Per l’Ufficio federale di giustizia, la legge è anticostituzionale: viola l’obbligo di pianificazione e di svolgere un esame d’impatto ambientale, ignora la legge sulla pianificazione del territorio e il diritto di ricorso delle organizzazioni ambientaliste.
La Costituzione federale sancisce l’esistenza di diversi interessi: protezione dell’ambiente, protezione delle risorse, salvaguardia del suolo, pianificazione del territorio, produzione energetica e via dicendo. Tutti questi interessi sono messi sullo stesso piano. L’articolo costituzionale sull’energia indica la volontà di farli convergere. Adottare un approccio del tipo ‘basta con gli studi di impatto ambientale, niente più procedure di pianificazione, fine del diritto di ricorso delle organizzazioni ambientaliste ecc.’ significa cancellare tutto ciò che è stato costruito a partire dagli anni 70. L’idea di pianificare, di dare voce ad altri interessi, di trovare soluzioni pragmatiche ed equilibrate: tutto questo – rafforzato peraltro dalla revisione della Legge sulla pianificazione del territorio del 2014 – verrebbe gettato alle ortiche. In particolare, una procedura pianificatoria è un formidabile strumento di conciliazione degli interessi e di organizzazione del territorio. Sopprimerla sarebbe un grave errore, perché minerebbe alle fondamenta il diritto dell’ambiente e il diritto della pianificazione del territorio, così come li conosciamo oggi in Svizzera.

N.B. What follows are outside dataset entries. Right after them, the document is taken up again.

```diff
diff --git a/rust/cityprover-sys/src/ffi.rs b/rust/cityprover-sys/src/ffi.rs
--- a/rust/cityprover-sys/src/ffi.rs
+++ b/rust/cityprover-sys/src/ffi.rs
@@ -332,6 +332,7 @@
     pub fn cp_lde_dev(ctx: *mut CpCtx, coeffs_dev: *const u64, in_stride: usize, log_n: c_int, rate_bits: c_int, batch: usize, coset_shift: u64, flags: c_uint, out_dev: *mut u64, out_stride: usize) -> c_int;
     pub fn cp_field_mul(ctx: *mut CpCtx, a_host: *const u64, b_host: *const u64, out_host: *mut u64, count: usize) -> c_int;
     pub fn cp_field_mul2(ctx: *mut CpCtx, a_host: *const u64, b_host: *const u64, c_host: *const u64, d_host: *const u64, out_ab_host: *mut u64, out_cd_host: *mut u64, count: usize) -> c_int;
+    pub fn cp_field_reduce2(ctx: *mut CpCtx, lo_a_host: *const u64, hi_a_host: *const u64, lo_b_host: *const u64, hi_b_host: *const u64, out_a_host: *mut u64, out_b_host: *mut u64, count: usize) -> c_int;
     pub fn cp_poseidon_permute_dev(ctx: *mut CpCtx, states_dev: *mut u64, count: usize) -> c_int;
     pub fn cp_poseidon_permute(ctx: *mut CpCtx, states_host: *mut u64, count: usize) -> c_int;
     pub fn cp_hash_no_pad(ctx: *mut CpCtx, in_host: *const u64, count: usize, len: usize, digests_host: *mut u64) -> c_int;
```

Secondo la commissione degli Stati, l’interesse alla produzione di elettricità dev’essere preminente rispetto ad altri interessi, in particolare a quelli della protezione della natura e del paesaggio. Cosa succederà, in un caso concreto?
La ponderazione degli interessi, tra protezione e utilizzo, verrà sempre effettuata. Ma in futuro sarà molto più orientata, sbilanciata a favore dell’interesse legato alla produzione di energia. Il testo della maggioranza della commissione parla chiaro: il raggiungimento di quest’obiettivo deve avere la preminenza sul diritto ambientale e non deve essere ostacolato dalle sue disposizioni. In un caso concreto, il giudice non potrà non tenerne conto: sarà costretto ad applicare ciò che il legislatore ha voluto. La giurisprudenza, finora molto differenziata, è destinata a cambiare: verosimilmente, un giudice si ritroverà a dover dare luce verde a un progetto senza le misure compensatorie che finora spesso sono state predisposte.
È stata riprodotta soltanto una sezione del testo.